Tuesday, November 15, 2005

Short history


Brave New Works is a vibrant performing ensemble of ten musicians dedicated to performing and promoting new music. The mission of Brave New Works is to engage, enrich and educate through contemporary music. A not-for-profit organization since 2003, Brave New Works was nurtured by the rich artistic landscape of Ann Arbor, Michigan, and formed in 1997 by three students at the University of Michigan: percussionists Chris Froh and Eli Shapiro, and conductor Chris Younghoon Kim. The concept was simple; to make great music, discover new sounds and ideas, and perform with kindred spirits.

The first concerts took place on the campus of the University of Michigan wherever space was available. The music was as diverse as the musicians who came together to perform it. Programs featured the gypsy duo Verderos, electronic music composer and trumpet player Mark Kirschenmann, and works by Cage, Berio, Stravinsky and Ginastera. The first season found its culmination in a performance of Terry Riley's "In C," for open instrumentation, which fittingly took place in the art gallery of the School of Engineering's Media Union, the university's newest building.

In its infancy, Brave New Works was as much a concept as it was an organization. Its three founders continually invented projects and, through the collaboration of a surprisingly large cast of characters, saw them to fruition. One such example was 1998's "By and For the Persecuted," a program of music composed entirely by prisoners interred at the Nazi concentration camp Terezin, in former Czechoslovakia. Chris Younghoon Kim conducted a chamber orchestra of student recruits in a program that included the music of Pavel Haas and Gideon Klein among others.

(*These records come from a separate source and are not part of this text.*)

template <int NMAX, int LD>
__device__ __forceinline__ bool warp_cholesky_ld(double* A, int n, double* dinv) {
  static_assert(NMAX <= 32 && NMAX % 2 == 0 && LD % 2 == 0, "one row per lane; 16-byte column loads of row pairs");
  const int lane = threadIdx.x & 31;
  double a[NMAX];
#pragma unroll
  for (int k = 0; k < NMAX; ++k) a[k] = (lane < n) ? ((k <= lane && k < n) ? A[lane + k * LD] : 0.0) : ((k == lane) ? 1.0 : 0.0);
  bool ok = true;
#pragma unroll
  for (int j = 0; j < NMAX; ++j) {
    const double d = __shfl_sync(0xffffffffu, a[j], j);
    ok = ok && (d > 0.0);
    const double inv = fast_rsqrt(d);
    const double lij = a[j] * inv;
    if (lane >= j && lane < NMAX) A[lane + j * LD] = lij;
    if (lane == j) dinv[j] = inv;
    __syncwarp();
#pragma unroll
    for (int k0 = (j + 1) & ~1; k0 < NMAX; k0 += 2) {
      const double2 l2 = *reinterpret_cast<const double2*>(A + k0 + j * LD);
      if (k0 > j) a[k0] = fma(-lij, l2.x, a[k0]);
      a[k0 + 1] = fma(-lij, l2.y, a[k0 + 1]);
    }
  }
  __syncwarp();
  return ok;
}

template <int M, int N, int K, class FA, class FB, class ST>
__device__ __forceinline__ void warp_gemm(FA fa, FB fb, ST st) {
  constexpr int TM_ = num_tiles(M), TN_ = num_tiles(N);
  const int lane = threadIdx.x & 31, g = lane >> 2, t = lane & 3;
#pragma unroll
  for (int m = 0; m < TM_; ++m) {
    const int i0 = tile_off(m, M);
    double acc[TN_][2];
#pragma unroll
    for (int n = 0; n < TN_; ++n) acc[n][0] = acc[n][1] = 0.0;
    warp_mma_band<K, TN_, N>(acc, i0, fa, fb);
#pragma unroll
    for (int n = 0; n < TN_; ++n) {
      const int j0 = tile_off(n, N);
      st(i0 + g, j0 + 2 * t, acc[n][0]);
      st(i0 + g, j0 + 2 * t + 1, acc[n][1]);
    }
  }
}

template <int NV, int NFM>
struct MjtjCfg {
  static constexpr int WARPS = 2;
  static constexpr int o_L = 0, o_J = o_L + ((NV * NV + 1) & ~1), o_X = o_J + ((NFM * NV + 1) & ~1), o_W = o_X + NV * NV,
                       o_S = o_W + NV * NFM, o_Y = o_S + NFM * NFM, o_d = o_Y + NFM * NFM, o_bar = o_d + 32,
                       PER_WARP = o_bar + 2;
  static constexpr int MJ = o_X;
};

template <int NV, int NFM>
__global__ void __launch_bounds__(32 * MjtjCfg<NV, NFM>::WARPS, 10) mjtjinv_kernel(const StageParams p) {
  using C = MjtjCfg<NV, NFM>;
  constexpr int NVF = NV + NFM;
  __shared__ __align__(16) double smem[C::WARPS * C::PER_WARP];
  const rbt_stage_layout& S = p.S;
  const int lane = threadIdx.x & 31, wid = threadIdx.x >> 5;
  const size_t o = size_t(blockIdx.x) * C::WARPS + wid;
  if (o >= size_t(p.batch) * p.n_grid) return;
  const int i = int(o % p.n_grid), b = int(o / p.n_grid);
  const rbt_stage_ctrl c = p.ctrl[i];
  if (c.type == RBT_TERMINAL) return;
  const int nf = c.nf;
  const double* lin = p.lin + o * S.l_stride;
  double* Z = p.ex + o * S.e_stride + S.e_Z;
  double* sL = smem + wid * C::PER_WARP + C::o_L;
  double* sX = smem + wid * C::PER_WARP + C::o_X;
  double* sJ = smem + wid * C::PER_WARP + C::o_J;
  double* sW = smem + wid * C::PER_WARP + C::o_W;
  double* sS = smem + wid * C::PER_WARP + C::o_S;
  double* sY = smem + wid * C::PER_WARP + C::o_Y;
  double* dinv = smem + wid * C::PER_WARP + C::o_d;
  uint64_t* bar = reinterpret_cast<uint64_t*>(smem + wid * C::PER_WARP + C::o_bar);
  int bad = 0;
  if (lane == 0) {
    mbar_init(bar, 1);
    fence_mbar_init();
    mbar_expect_tx(bar, uint32_t(C::MJ) * 8u);
    tma_load_1d(sL, lin + S.l_M, uint32_t(C::MJ) * 8u, bar);
  }
  for (int e = lane; e < NFM * NFM; e += 32) sY[e] = 0.0;
  __syncwarp();
  mbar_wait(bar, 0);
  for (int e = lane; e < NFM * NV; e += 32)
    if ((e % NFM) >= nf) sJ[e] = 0.0;
  __syncwarp();
  if (!warp_cholesky_ld<NV, NV>(sL, NV, dinv)) bad |= 4;
  __syncwarp();
  if (lane < NV) {
    double x[NV];
#pragma unroll
    for (int a = 0; a < NV; ++a) x[a] = (a == lane) ? 1.0 : 0.0;
#pragma unroll
    for (int k = 0; k < NV; ++k) {
      x[k] *= dinv[k];
#pragma unroll
      for (int a0 = (k + 1) & ~1; a0 < NV; a0 += 2) {
        const double2 l2 = *reinterpret_cast<const double2*>(sL + a0 + k * NV);
        if (a0 > k) x[a0] = fma(-l2.x, x[k], x[a0]);
        if (a0 + 1 < NV) x[a0 + 1] = fma(-l2.y, x[k], x[a0 + 1]);
      }
    }
#pragma unroll
    for (int a = 0; a < NV; ++a) sX[a + lane * NV] = x[a];
  }
  __syncwarp();
  if (nf > 0) {
    warp_gemm<NV, NFM, NV>([&](int ii, int k) { return sX[ii + k * NV]; }, [&](int k, int j) { return sJ[j + k * NFM]; },
                           [&](int ii, int j, double v) { sW[ii + j * NV] = v; });
    __syncwarp();
    warp_gemm<NFM, NFM, NV>([&](int ii, int k) { return sW[k + ii * NV]; }, [&](int k, int j) { return sW[k + j * NV]; },
                            [&](int ii, int j, double v) { sS[ii + j * NFM] = v; });
    __syncwarp();
    if (!warp_cholesky_ld<NFM, NFM>(sS, nf, dinv)) bad |= 8;
    __syncwarp();
    if (lane < nf) {
      double x[NFM];
#pragma unroll
      for (int a = 0; a < NFM; ++a) x[a] = (a == lane) ? 1.0 : 0.0;
#pragma unroll
      for (int k = 0; k < NFM; ++k) {
        x[k] *= dinv[k];
#pragma unroll
        for (int a0 = (k + 1) & ~1; a0 < NFM; a0 += 2) {
          const double2 l2 = *reinterpret_cast<const double2*>(sS + a0 + k * NFM);
          if (a0 > k) x[a0] = fma(-l2.x, x[k], x[a0]);
          if (a0 + 1 < NFM) x[a0 + 1] = fma(-l2.y, x[k], x[a0 + 1]);
        }
      }
#pragma unroll
      for (int a = 0; a < NFM; ++a) sY[a + lane * NFM] = x[a];
    }
    __syncwarp();
    warp_gemm<NV, NFM, NFM>([&](int ii, int k) { return sW[ii + k * NV]; }, [&](int k, int j) { return sY[j + k * NFM]; },
                            [&](int ii, int j, double v) { sJ[ii + j * NV] = v; });
    __syncwarp();
    warp_gemm<NV, NFM, NV>([&](int ii, int k) { return sX[k + ii * NV]; }, [&](int k, int j) { return sJ[k + j * NV]; },
                           [&](int ii, int j, double v) { sW[ii + j * NV] = v; });
  } else {
    for (int e = lane; e < NV * NFM; e += 32) sW[e] = 0.0;
  }
  __syncwarp();
  {
    constexpr int TV_ = num_tiles(NV);
    const int g = lane >> 2, t = lane & 3;
#pragma unroll
    for (int m = 0; m < TV_; ++m) {
      const int i0 = tile_off(m, NV);
      double acc[TV_][2];
#pragma unroll
      for (int n = 0; n < TV_; ++n) acc[n][0] = acc[n][1] = 0.0;
      warp_mma_band<NV, TV_, NV>(acc, i0, [&](int ii, int k) { return sX[k + ii * NV]; },
                                 [&](int k, int j) { return sX[k + j * NV]; });
      warp_mma_band<NFM, TV_, NV>(acc, i0, [&](int ii, int l) { return -sW[ii + l * NV]; },
                                  [&](int l, int j) { return sW[j + l * NV]; });
#pragma unroll
      for (int n = 0; n < TV_; ++n) {
        const int j0 = tile_off(n, NV);
        Z[(i0 + g) + (j0 + 2 * t) * NVF] = acc[n][0];
        Z[(i0 + g) + (j0 + 2 * t + 1) * NVF] = acc[n][1];
      }
    }
  }
  warp_gemm<NV, NFM, NFM>([&](int ii, int l) { return sW[ii + l * NV]; }, [&](int l, int j) { return sY[l + j * NFM]; },
                          [&](int ii, int j, double v) {
                            Z[ii + (NV + j) * NVF] = v;
                            Z[(NV + j) + ii * NVF] = v;
                          });
  warp_gemm<NFM, NFM, NFM>([&](int ii, int k) { return -sY[k + ii * NFM]; }, [&](int k, int j) { return sY[k + j * NFM]; },
                           [&](int ii, int j, double v) { Z[(NV + ii) + (NV + j) * NVF] = v; });
  bad = __reduce_or_sync(0xffffffffu, bad);
  if (lane == 0 && bad) atomicOr(&p.info[b], bad);
}

template <int NV, int NU, int NFM>
struct CondCfg {
  static constexpr int NX = 2 * NV, NVF = NV + NFM;
  static constexpr int TX = num_tiles(NX), TF = num_tiles(NVF), TV = num_tiles(NV), TU = num_tiles(NU), TM = num_tiles(NFM);
  static constexpr int NWARPS = TX;
  static constexpr int NTHREADS = 32 * NWARPS;
  static constexpr int up2(int x) { return (x + 1) & ~1; }
  static constexpr int i_D = 0, i_IDC = i_D + up2(NVF * NX), i_Qaa = i_IDC + up2(NVF), i_Qff = i_Qaa + up2(NV),
                       i_Qqf = i_Qff + up2(NFM * NFM), IN1A = i_Qqf + up2(NV * NFM);
  static constexpr int i_Quu = IN1A, i_lx = i_Quu + up2(NU * NU), i_la = i_lx + up2(NX), i_lf = i_la + up2(NV),
                       i_lu = i_lf + up2(NFM), i_Fx = i_lu + up2(NU), i_lup = i_Fx + up2(NX), i_se3 = i_lup + 6,
                       IN1 = i_se3 + 108, IN1B = IN1 - IN1A;
  static constexpr int j_ha = 0, j_hf = j_ha + up2(NV), j_hx = j_hf + up2(NFM), j_hu = j_hx + up2(NX), j_fx = j_hu + up2(NU),
                       j_sc = j_fx + up2(NX), IN2 = j_sc + 4;
  static constexpr int o_in1 = 0;
  static constexpr int o_Z = o_in1 + IN1;
  static constexpr int o_R = o_Z + NVF * NVF;
  static constexpr int o_in2 = o_R + NVF * NX;
  static constexpr int o_vec = o_in2 + IN2;
  static constexpr int v_r = 0, v_laf = NVF, v_haf = 2 * NVF, v_Fi = 3 * NVF, v_FiS = v_Fi + 36, v_dQq = v_FiS + 36,
                       v_dQv = v_dQq + NV * NV, v_end = v_dQv + up2(NV);
  static constexpr int o_bar = (o_vec + v_end + 1) & ~1;
  static constexpr int SMEM_DOUBLES = o_bar + 2;
  static constexpr size_t SMEM_BYTES = size_t(SMEM_DOUBLES) * 8;
  static constexpr int QAF = 0, QUF = NFM * NX;
  static_assert(TF < NWARPS && TV <= NWARPS && 2 * TM < NWARPS, "one warp per row band, one warp left for the vectors");
  static_assert(NFM * NX + NFM * NV <= NVF * NX, "Qaf | Quf fit in the dIDCdqv buffer");
  static_assert((NFM * NX) % 2 == 0 && (NFM * NV) % 2 == 0, "Qaf | Quf are adjacent in the expansion record (one bulk store)");
};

Whether chamber orchestra, massed cello choir -as in the January 2001 concert entitled, "Celloholics,"- or soloist, Brave New Works came to embody the spirit of adventure in music. No project seemed too intimate or too grand. February 1999 marked one of Brave New Works' major successes: the "Five Dances" project in conjunction with a residency by the Merce Cunningham Dance Company. The program featured George Crumb's "Madrigals: Books I-IV" and the premier of five original dance compositions. Five composers worked with five choreographers, and together with Brave New Works, presented five experimental pieces. The inspiration came from the legendary collaboration between composer John Cage and Merce Cunningham. Brave New Works worked with Cage specialist Laura Kuhn on this important project. With success around the university and greater Ann Arbor communities, Brave New Works found an identity, and a growing audience.

By the fall of 2001, Brave New Works had outgrown the profile of a student ensemble. The group reorganized, and recruited a board of directors. Chris Younghoon Kim became sole music director, and Brave New Works for the first time defined its instrumentation as an ensemble of ten core musicians. With these changes came the potential for mobility; Brave New Works began the transition from a local phenomenon to a nationally recognized organization.

In addition to exploring and encouraging the growing modern repertoire, Brave New Works began to make contributions in the area of education. The ensemble developed its College Residency Program in which Brave New Works musicians work with student composers and instrumentalists conducting open rehearsals, instrumental master classes, and readings of student compositions. The first of these took place in the fall of 2002 at Lewis and Clark College in Portland, Oregon. Subsequent residencies have taken Brave New Works to Bowling Green, Ohio, and to an ongoing partnership with Tufts University in Medford, Massachusetts.

Today, many of the musicians of Brave New Works hold teaching positions at prestigious colleges and universities around the country, and all maintain individual performing careers. Brave New Works strives to uphold the values out of which it was formed and remains true to its first simple concept: to make great music, discover new sounds and ideas, and perform with kindred spirits.